The study by Tian et al[3] demonstrates considerable methodological rigor, including its prospective cohort design and dual feature selection strategy (LASSO + recursive feature elimination), which collectively mitigate the risk of overfitting prevalent in high-dimensional biomarker research. The innovative integration of TCM diagnostics-specifically tongue edge redness and greasy coating-constitutes a pioneering effort to address the inherent multisystem heterogeneity of MAFLD from a holistic perspective. This approach resonates with findings from network pharmacology studies revealing multicomponent synergistic effects within TCM formulations (e.g., modulation of AKT1/IL-6/TNF-α pathways by XingQiChuShiYin)[5]. The synergistic application of TCM and ML analytics offers a promising low-cost screening alternative to imaging-dependent modalities like magnetic resonance imaging-derived proton density fat fraction (MRI-PDFF), aligning with urgent demands for accessible tools in resource-limited environments[6]. Nevertheless, critical limitations impede immediate clinical translation. Validation confined to a single center (n = 711) lacks generalizability assessment across diverse populations, introducing potential bias derived from local demographic characteristics (e.g., 77% male participants, median age 43–44 years). Furthermore, the omission of MAFLD subtyping disregards established pathophysiological heterogeneity, potentially diminishing the model's applicability within precision medicine frameworks.

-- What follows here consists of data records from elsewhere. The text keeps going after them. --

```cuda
static int launch_row2(const CUtensorMap& mB, const ConvRowParams& p, int sms, cudaStream_t stream) {
    static DeviceOnce attr;
    if (attr.first()) {
        SSDNERF_CUDA_OK(cudaFuncSetAttribute(k_conv_row2, cudaFuncAttributeMaxDynamicSharedMemorySize, (int)kRwSmem));
    }
    const uint32_t total = p.B * (p.H / 2);
    SSDNERF_CUDA_OK(launch_pdl(k_conv_row2, dim3(total < (uint32_t)sms ? total : (uint32_t)sms), dim3(kRwThreads), kRwSmem, stream, mB, p));
    SSDNERF_LAUNCH_OK();
    return 0;
}

int conv_row2_launch(const ssdnerf_gemm_args* a, int sms, cudaStream_t stream) {
    if (((uintptr_t)a->a1 & 15u) || ((a->a1_strides[0] | a->a1_strides[1] | a->a1_strides[2]) & 15u) ||
        (a->a2 && (((uintptr_t)a->a2 & 15u) || ((a->a2_strides[0] | a->a2_strides[1] | a->a2_strides[2]) & 15u))) ||
        ((uintptr_t)a->out & 3u) || ((uintptr_t)a->residual & 3u))
        return set_error_msg(SSDNERF_ERR_ARG, "gemm: row-pair convolution needs 16-byte aligned inputs and strides, 4-byte aligned output / residual");
    ConvRowParams p{};
    p.B = a->d3; p.H = a->d2;
    p.x1 = (const __half*)a->a1; p.C1 = a->k1;
    p.x2 = (const __half*)a->a2; p.C2 = a->a2 ? a->k2 : 0;
    for (int i = 0; i < 3; ++i) { p.xs1[i] = (long long)(a->a1_strides[i] / 2); p.xs2[i] = a->a2 ? (long long)(a->a2_strides[i] / 2) : 0; }
    p.bias = a->bias_n; p.residual = (const __half*)a->residual; p.out = (__half*)a->out; p.qstats = a->qstats;
    const uint64_t ktot = (uint64_t)a->k1 + (a->a2 ? a->k2 : 0);
    CUtensorMap mB;
    if (int e = make_map_4d_box(&mB, a->b, ktot, a->n_rows_b ? a->n_rows_b : a->n, a->bx2 ? a->bx2 : 1, a->bx3 ? a->bx3 : 1, a->b_strides[0],
                                a->b_strides[1], a->b_strides[2], kRwN, 1, 1)) return e;
    return launch_row2(mB, p, sms, stream);
}

}
```

ssdnerf_b200/csrc/gemm_tc.cu:

```cuda
#include "common.cuh"
#include "tc_common.cuh"
#include "conv_row_epilogue.cuh"
#include "../../include/ssdnerf_b200.h"
#include <cuda_fp16.h>
#include <cstdio>

namespace ssdnerf {
using namespace tc;

constexpr int kGemmThreads = 384;
constexpr int kMaxBiasN = 2048;
constexpr int kBM = 128, kBK = 64;
constexpr int kABytes = kBM * kBK * 2;

struct GemmParams {
    uint32_t b1, b2, b3;
    uint32_t d1, d2, d3;
    uint32_t T1, T2, T3;
    uint32_t tiles_n;
    uint32_t taps;
    int8_t tap_ox[9], tap_oy[9];
    uint32_t a_stride;
    uint32_t kc1, kc2;
    uint32_t n_valid;
// ... 212 lines not shown
        cudaDriverEntryPointQueryResult qres;
        if (cudaGetDriverEntryPoint("cuTensorMapEncodeTiled", &p, cudaEnableDefault, &qres) != cudaSuccess || !p) return nullptr;
        fn = (PFN_encodeTiled)p;
    }
    return fn;
}

static int make_map_4d(CUtensorMap* m, const void* base, uint64_t K, uint64_t e1, uint64_t e2, uint64_t e3, uint64_t s1, uint64_t s2,
                       uint64_t s3, uint32_t x1, uint32_t x2, uint32_t x3, uint32_t trav = 1) {
    PFN_encodeTiled enc = get_encode();
    if (!enc) return set_error_msg(SSDNERF_ERR_CUDA, "cuTensorMapEncodeTiled entry point not found");
    if (((uintptr_t)base & 15u) || (s1 & 15u) || (s2 & 15u) || (s3 & 15u))
        return set_error_msg(SSDNERF_ERR_ARG, "gemm: TMA operands need 16-byte aligned base and strides");
    cuuint64_t dims[4] = {K, e1, e2, e3};
    cuuint64_t strides[3] = {s1, s2, s3};
    cuuint32_t box[4] = {64, x1 * trav, x2 * trav, x3};
    cuuint32_t estr[4] = {1, trav, trav, 1};
    const CUresult r = enc(m, CU_TENSOR_MAP_DATA_TYPE_FLOAT16, 4, const_cast<void*>(base), dims, strides, box, estr,
                           CU_TENSOR_MAP_INTERLEAVE_NONE, CU_TENSOR_MAP_SWIZZLE_128B, CU_TENSOR_MAP_L2_PROMOTION_L2_256B,
                           CU_TENSOR_MAP_FLOAT_OOB_FILL_NONE);
    if (r != CUDA_SUCCESS) {
        char buf[200];
        snprintf(buf, sizeof(buf), "cuTensorMapEncodeTiled failed (%d): dims {%llu,%llu,%llu,%llu} box {64,%u,%u,%u}", (int)r,
                 (unsigned long long)K, (unsigned long long)e1, (unsigned long long)e2, (unsigned long long)e3, x1, x2, x3);
        return set_error_msg(SSDNERF_ERR_CUDA, buf);
    }
    return 0;
}

int make_map_4d_box(CUtensorMap* m, const void* base, uint64_t K, uint64_t e1, uint64_t e2, uint64_t e3, uint64_t s1, uint64_t s2, uint64_t s3,
                    uint32_t x1, uint32_t x2, uint32_t x3) {
    return make_map_4d(m, base, K, e1, e2, e3, s1, s2, s3, x1, x2, x3);
}
int conv_row2_launch(const ssdnerf_gemm_args* a, int sms, cudaStream_t stream);

template <int BN, bool KT = false, bool RELU = false>
static int launch_gemm(const CUtensorMap& mA1, const CUtensorMap& mA2, const CUtensorMap& mB, const GemmParams& p, int sms,
                       cudaStream_t stream) {
    using Cfg = GemmCfg<BN>;
    static DeviceOnce attr;
    if (attr.first()) {
        SSDNERF_CUDA_OK(cudaFuncSetAttribute(k_gemm_tc<BN, KT, RELU>, cudaFuncAttributeMaxDynamicSharedMemorySize, (int)Cfg::kSmem));
    }
    const uint32_t total = p.T1 * p.T2 * p.T3 * p.tiles_n;
    cudaLaunchConfig_t cfg{};
    cfg.gridDim = dim3(total < (uint32_t)sms ? total : (uint32_t)sms);
    cfg.blockDim = dim3(kGemmThreads);
    cfg.dynamicSmemBytes = Cfg::kSmem;
    cfg.stream = stream;
    cudaLaunchAttribute at[1];
    at[0].id = cudaLaunchAttributeProgrammaticStreamSerialization;
    at[0].val.programmaticStreamSerializationAllowed = pdl_enabled() ? 1 : 0;
    cfg.attrs = at; cfg.numAttrs = 1;
    SSDNERF_CUDA_OK(cudaLaunchKernelEx(&cfg, k_gemm_tc<BN, KT, RELU>, mA1, mA2, mB, p));
    SSDNERF_LAUNCH_OK();
    return 0;
}

}

using namespace ssdnerf;

extern "C" int ssdnerf_gemm_f16(const ssdnerf_gemm_args* a, void* stream_) {
    cudaStream_t stream = (cudaStream_t)stream_;
    if (!a || !a->a1 || !a->b || !a->out) return set_error_msg(SSDNERF_ERR_ARG, "gemm: a1, b and out are required");
    const bool kt = a->algo == 3;
    if (kt) {
        if (a->k1 == 0 || a->k1 % 8 || (a->a2 && (a->k2 == 0 || a->k2 % 8)))
            return set_error_msg(SSDNERF_ERR_ARG, "gemm (narrow): K extents must be multiples of 8");
    } else if (a->k1 == 0 || a->k1 % 64 || a->k2 % 64) {
        return set_error_msg(SSDNERF_ERR_ARG, "gemm: K extents must be multiples of 64");
    }
    if (a->b1 * a->b2 * a->b3 != 128) return set_error_msg(SSDNERF_ERR_ARG, "gemm: b1*b2*b3 must be 128");
    if (a->taps < 1 || a->taps > 9) return set_error_msg(SSDNERF_ERR_ARG, "gemm: taps must be in [1, 9]");
    if (a->taps != 1 && a->taps != 9 && !a->tap_offsets) return set_error_msg(SSDNERF_ERR_ARG, "gemm: taps other than 1 / 9 need tap_offsets");
    if (a->taps > 1 && a->b_batched) return set_error_msg(SSDNERF_ERR_ARG, "gemm: conv taps and batched B are exclusive");
    if (a->a_stride > 2) return set_error_msg(SSDNERF_ERR_ARG, "gemm: a_stride must be 0 / 1 / 2");
    const uint32_t a_stride = a->a_stride == 2 ? 2u : 1u;
    if (a_stride == 2 && (a->b1 * 2 > 256 || a->b2 * 2 > 256)) return set_error_msg(SSDNERF_ERR_ARG, "gemm: stride-2 boxes exceed the 256-element TMA limit");
    if (a->n == 0 || a->d1 == 0 || a->d2 == 0 || a->d3 == 0) return 0;
    int dev = 0, sms = 0;
    SSDNERF_CUDA_OK(cudaGetDevice(&dev));
    SSDNERF_CUDA_OK(cudaDeviceGetAttribute(&sms, cudaDevAttrMultiProcessorCount, dev));
    if (a->algo != 1 && !kt && !a->relu && a->taps == 9 && !a->tap_offsets && a_stride == 1 && a->d1 == 128 && a->b1 == 128 && a->b2 == 1 && a->b3 == 1 && a->n == 128 && !a->out_f32 && !a->b_batched &&
        (a->d2 % 2) == 0 && a->alpha == 1.0f && (a->bn == 0 || a->bn == 128) && a->so1 == 128 && a->so2 == 128 * 128 &&
        a->so3 == (long long)a->d2 * 128 * 128 && (!a->qstats || a->stats_hw == 0) && (a->n_rows_b == 0 || a->n_rows_b >= 128))
        return ssdnerf::conv_row2_launch(a, sms, stream);
    if (a->algo == 2) return set_error_msg(SSDNERF_ERR_ARG, "gemm: algo 2 (row-pair convolution) needs taps 9, 128-pixel rows, 128 output channels, fp16 output");
    int bn = (int)a->bn;
    if (kt) {
        const int cand[6] = {256, 160, 80, 48, 40, 16};
        if (a->relu) {
            if (bn && bn != 16) return set_error_msg(SSDNERF_ERR_ARG, "gemm (narrow): relu needs bn 0 or 16");
            bn = 16;
        } else if (bn) {
            bool ok = false;
            for (int c : cand) ok |= c == bn;
            if (!ok) return set_error_msg(SSDNERF_ERR_ARG, "gemm (narrow): bn must be 16, 40, 48, 80, 160 or 256");
        } else {
            for (int c : cand) if (a->n % (uint32_t)c == 0) { bn = c; break; }
            if (!bn) {
                uint32_t best = 0xFFFFFFFFu;
                for (int c : cand) { const uint32_t w = div_up(a->n, (uint32_t)c) * (uint32_t)c; if (w < best) { best = w; bn = c; } }
            }
        }
    } else if (!bn) {
        const uint32_t tiles_m = div_up(a->d1, a->b1) * div_up(a->d2, a->b2) * div_up(a->d3, a->b3);
        double best = 1e30;
        const int cand[3] = {256, 128, 64};
        const double eff[3] = {1.0, 0.80, 0.50};
        for (int i = 0; i < 3; ++i) {
            if (cand[i] > 64 && (uint32_t)cand[i] / 2 >= a->n) continue;
            const uint32_t tiles = tiles_m * div_up(a->n, (uint32_t)cand[i]);
            const double t = (double)div_up(tiles, (uint32_t)sms) * cand[i] / eff[i];
            if (t < best) { best = t; bn = cand[i]; }
        }
    }
    if (!kt && bn != 64 && bn != 128 && bn != 256) return set_error_msg(SSDNERF_ERR_ARG, "gemm: bn must be 64, 128 or 256");

    GemmParams p{};
// ... 54 lines not shown
```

A paramount concern is the limited biological anchoring of the TCM tongue features, despite their high ranking in SHAP analysis-a gap paralleled in herbal medicine research where active compound pharmacokinetics often remain unverified[7]. While Lu et al[8] demonstrated associations between yellow tongue coatings and gut microbiome dysbiosis in MAFLD patients, the mechanistic links for greasy coatings/edge redness -key predictors in this model-remain incompletely defined. The reduction of TCM's holistic framework to two imaging-derived variables (tongue redness/greasiness) may oversimplify its diagnostic richness. It has been suggested that the color of the tongue coating may be associated with insulin resistance (IR), oral microbiota[9], and metabolic disorders[10]. Furthermore, the presence of a thick and greasy tongue coating may be associated with the formation and permeability of vascular endothelial cells, as well as the protein expression of tight junction protein-1 (zonula occludens-1)[11,12]. In the absence of validated mechanistic links to underlying metabolic dysregulation (e.g., gut-liver axis dysfunction or microbial compositional shifts), these indicators risk functioning as "black-box" contributors within the model.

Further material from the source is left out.